**Task directions**
When a line of the records below contains the string "case", copy that whole line.

**Saved data entries**
=== Section Start ===
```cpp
hipError_t launch_bank(const BankArgs &a, hipStream_t s) {
    if (a.small_call == 2) {
        if (a.chunk_log2 < 7 || a.chunk_log2 > 13 || a.chunk_log2 > a.log2_p || a.log2_p - a.chunk_log2 > 8) return hipErrorInvalidValue;
        if (a.chunk_log2 != a.log2_p && (!a.ws || !a.tickets)) return hipErrorInvalidValue;
        if ((8u << a.chunk_log2) / (8u * a.waves_per_group) < 8u) return hipErrorInvalidValue;
        switch (a.waves_per_group) {
        case 4: return launch_bank_short<4>(a, s);
        case 8: return launch_bank_short<8>(a, s);
        case 16: return launch_bank_short<16>(a, s);
        default: return hipErrorInvalidValue;
        }
    }
    if (a.small_call) {
        if (a.log2_p < 8 || a.log2_p > 24 || a.n_times > SMALL_MAX_FRAMES || a.chunk_log2 != 8) return hipErrorInvalidValue;
        if (a.log2_p != 8 && !a.ws) return hipErrorInvalidValue;
        if (a.n_times == 0 || a.n_voices == 0) return hipSuccess;
        if (a.n_voices > 65535u) return hipErrorInvalidValue;
        hipLaunchKernelGGL(bank_small_kernel, dim3(1u << (a.log2_p - 8u), a.n_voices), dim3(256), 0, s, a);
        hipError_t e = hipGetLastError();
        if (e != hipSuccess || a.log2_p == 8) return e;
        uint64_t total = (uint64_t)a.n_voices * a.n_times;
        hipLaunchKernelGGL(bank_combine_kernel, dim3((uint32_t)((total + 255) / 256)), dim3(256), 0, s, a);
        return hipGetLastError();
    }
    if (a.voices_per_wave) {
        if (a.log2_p < 3 || a.log2_p > 8 || a.chunk_log2 != a.log2_p || a.voices_per_wave > 64) return hipErrorInvalidValue;
        if (a.n_times == 0 || a.n_voices == 0) return hipSuccess;
        const uint32_t F = a.frames_per_lane;
        if (F != 1 && F != 2) return hipErrorInvalidValue;
        const uint64_t tiles = (a.n_times + 64 * F - 1) / (64 * F);
        const uint64_t vgroups = ((uint64_t)a.n_voices + 4ull * a.voices_per_wave - 1) / (4ull * a.voices_per_wave);
        const uint64_t nb = tiles * vgroups;
        if (nb > 0x7FFFFFFFull) return hipErrorInvalidValue;
        const int mode = a.leaf_variant > 2 ? 1 : (int)a.leaf_variant;
        if (F == 1) {
            if (mode == 0) hipLaunchKernelGGL((bank_multi_kernel<1, 0>), dim3((uint32_t)nb), dim3(256), 0, s, a, (uint32_t)tiles, (uint32_t)nb);
            else if (mode == 1) hipLaunchKernelGGL((bank_multi_kernel<1, 1>), dim3((uint32_t)nb), dim3(256), 0, s, a, (uint32_t)tiles, (uint32_t)nb);
            else hipLaunchKernelGGL((bank_multi_kernel<1, 2>), dim3((uint32_t)nb), dim3(256), 0, s, a, (uint32_t)tiles, (uint32_t)nb);
        } else {
            if (mode == 0) hipLaunchKernelGGL((bank_multi_kernel<2, 0>), dim3((uint32_t)nb), dim3(256), 0, s, a, (uint32_t)tiles, (uint32_t)nb);
            else if (mode == 1) hipLaunchKernelGGL((bank_multi_kernel<2, 1>), dim3((uint32_t)nb), dim3(256), 0, s, a, (uint32_t)tiles, (uint32_t)nb);
            else hipLaunchKernelGGL((bank_multi_kernel<2, 2>), dim3((uint32_t)nb), dim3(256), 0, s, a, (uint32_t)tiles, (uint32_t)nb);
        }
        return hipGetLastError();
    }
    if (a.waves_per_group != 4 && a.waves_per_group != 8 && a.waves_per_group != 2 && a.waves_per_group != 1) return hipErrorInvalidValue;
    if (a.waves_per_group < 4 && (a.leaf_variant != 1 || a.host_flags)) return hipErrorInvalidValue;
    const uint32_t cmin = a.waves_per_group == 8 ? 6 : a.waves_per_group == 4 ? 5 : a.waves_per_group == 2 ? 4 : 3;
    const uint32_t cmax = a.waves_per_group == 8 ? 14 : a.waves_per_group == 4 ? 13 : a.waves_per_group == 2 ? 12 : 11;
    if (a.log2_p < cmin || a.log2_p > 24 || a.chunk_log2 < cmin || a.chunk_log2 > cmax || a.chunk_log2 > a.log2_p)
        return hipErrorInvalidValue;
    if (a.chunk_log2 != a.log2_p && !a.ws) return hipErrorInvalidValue;
    switch (a.frames_per_lane) {
    case 1: return launch_bank_f<1>(a, s);
    case 2: return launch_bank_f<2>(a, s);
    case 4: return launch_bank_f<4>(a, s);
    default: return hipErrorInvalidValue;
    }
}

constexpr uint32_t GB_MAX_DEPTH = 16;

template <bool FAST>
__device__ __forceinline__ float gbank_group(const ParamGroup &pg, uint32_t j, float t) {
    float l0 = bank_leaf<FAST, false>(t, pg.w[0], pg.A[0]);
    float v = l0;
    if (j >= 1u) {
        float l1 = bank_leaf<FAST, false>(t, pg.w[1], pg.A[1]);
        v = l0 + l1;
        if (j >= 2u) {
            float l2 = bank_leaf<FAST, false>(t, pg.w[2], pg.A[2]);
            float l3 = bank_leaf<FAST, false>(t, pg.w[3], pg.A[3]);
            v = v + (l2 + l3);
            if (j >= 3u) {
                float l4 = bank_leaf<FAST, false>(t, pg.w[4], pg.A[4]);
                float l5 = bank_leaf<FAST, false>(t, pg.w[5], pg.A[5]);
                float l6 = bank_leaf<FAST, false>(t, pg.w[6], pg.A[6]);
                float l7 = bank_leaf<FAST, false>(t, pg.w[7], pg.A[7]);
                v = v + ((l4 + l5) + (l6 + l7));
            }
        }
    }
    return v;
}

template <bool FAST>
__device__ __forceinline__ float gbank_tile(const float *params, const uint32_t *gmeta, uint32_t nitems, float t, uint32_t wave, uint32_t lane,
                                            float *stack , float (*sm)[64]) {
    uint32_t sp = 0;
    const_f32_ptr p = (const_f32_ptr)params;
    typedef uint32_t __attribute__((address_space(4))) const *const_u32_ptr;
    const_u32_ptr gm = (const_u32_ptr)gmeta;
    auto finish = [&](float v, uint32_t meta) {
        for (uint32_t m = meta >> 4; m != 0u; --m) {
            --sp;
            v = stack[sp * 64u] + v;
        }
        stack[sp * 64u] = v;
        ++sp;
    };
// ... 890 lines not shown
```

libfriendship_amd/csrc/kernels.hpp:

```cpp
#pragma once

#include <hip/hip_runtime_api.h>

#include <cstdint>

namespace fr {

struct DevInput {
    const float *data;
    uint64_t base;
    uint64_t len;
};

struct DevNode {
    uint32_t op, a, b, depth;
};

struct PullArgs {
    const DevNode *nodes;
    const uint32_t *outputs;
    const DevInput *inputs;
    uint32_t n_inputs;
    float *out;
    uint32_t n_slots;
    uint64_t n_times;
    uint64_t idx;
    uint64_t first;
    uint64_t count;
    uint32_t sparkle;
    uint32_t *st_node;
    uint64_t *st_time;
    float *st_val;
};
hipError_t launch_pull(const PullArgs &a, hipStream_t s);

struct BankArgs {
    const float2 *params;
    const float *time;
    uint64_t time_skip;
    uint64_t time_valid;
    float *out;
    const uint32_t *rows;
    uint64_t out_stride;
    uint64_t ring_mask;
    uint64_t ring_t0;
    uint32_t n_voices;
    uint32_t log2_p;
    uint64_t n_times;
    uint32_t fast_ok;
    uint32_t chunk_log2;
    uint32_t frames_per_lane;
    uint32_t waves_per_group;
    uint32_t small_call;
    uint32_t voices_per_wave;
    uint32_t leaf_variant;
    float *hist_dst;
    float *ws;
    uint32_t *row_done;
    uint32_t *host_flags;
    uint32_t flag_value;
    uint32_t *tickets;
    const uint32_t *groups;
    const uint32_t *group_off;
};
constexpr uint32_t BANK_TICKET_STRIDE = 32;

struct BankStreamCtl {
    unsigned long long row[64];
    uint32_t done;
    uint32_t alive;
    uint32_t pad1[14];
};
struct BankStreamDev {
    uint32_t seq;
    uint32_t n_times;
    uint32_t voices_done;
    uint32_t pad[13];
    float row[64];
};
constexpr uint32_t BANK_STREAM_STOP = 0xFFFFFFFFu;
constexpr uint32_t BANK_STREAM_WGS = 256;
constexpr uint32_t BANK_STREAM_IDLE_MS = 2000;
hipError_t launch_bank_stream(const BankArgs &a, BankStreamCtl *ctl_dev, BankStreamDev *dev, uint32_t idle_ms, hipStream_t s);
uint64_t bank_blocks(const BankArgs &a);
hipError_t launch_bank(const BankArgs &a, hipStream_t s);
hipError_t launch_gbank(const BankArgs &a, hipStream_t s);

enum StageOp : uint8_t {
    S_CONST = 0,
    S_INPUT = 1,
    S_READ = 2,
    S_READ_INPUT = 3,
    S_STEP = 4,
    S_SUM2 = 5, S_MUL = 6, S_DIV = 7, S_MOD = 8, S_MIN = 9,
    S_STORE = 10,
    S_READ_DYN = 11,
    S_READ_INPUT_DYN = 12,
    S_STEP_DYN = 13,
};
struct StageInstr {
    uint8_t op, dst, a, b;
    uint32_t imm;
    uint32_t buf;
    uint32_t d_lo;
};
struct StageProg {
    uint32_t first_instr, n_instr;
    uint32_t result_reg;
    uint32_t dst_ring;
    int32_t out_row;
    uint32_t n_loads;
    uint32_t pad[2];
};
constexpr int STAGE_REGS = 48;
constexpr uint32_t STAGE_INLINE_INPUTS = 8;
constexpr uint32_t STAGE_MAX_HOISTED = 24;
// ... 166 lines not shown
```

Before: 40.64.

## Stage streamed rows in device memory and push completed rows to host in-kernel

When host output is directly mapped and rows can be streamed, the bank kernel now writes tiles to a device-side staging buffer with agent-scope stores. The last tile to finish a row copies the whole row to the host-mapped destination using vectorized system-coherent dwordx4 stores, then publishes the row flag. This replaces many scattered system-scope scalar atomic stores across PCIe with bulk vector writes, and drops the CPU memcpy from the pinned stage when writing directly. It also adds host-side phase tracing. The cost is an extra device read-back pass per row and a serialized push by one workgroup per row.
=== Section End ===
**Exercise output**
        case 4: return launch_bank_short<4>(a, s);
        case 8: return launch_bank_short<8>(a, s);
        case 16: return launch_bank_short<16>(a, s);
    case 1: return launch_bank_f<1>(a, s);
    case 2: return launch_bank_f<2>(a, s);
    case 4: return launch_bank_f<4>(a, s);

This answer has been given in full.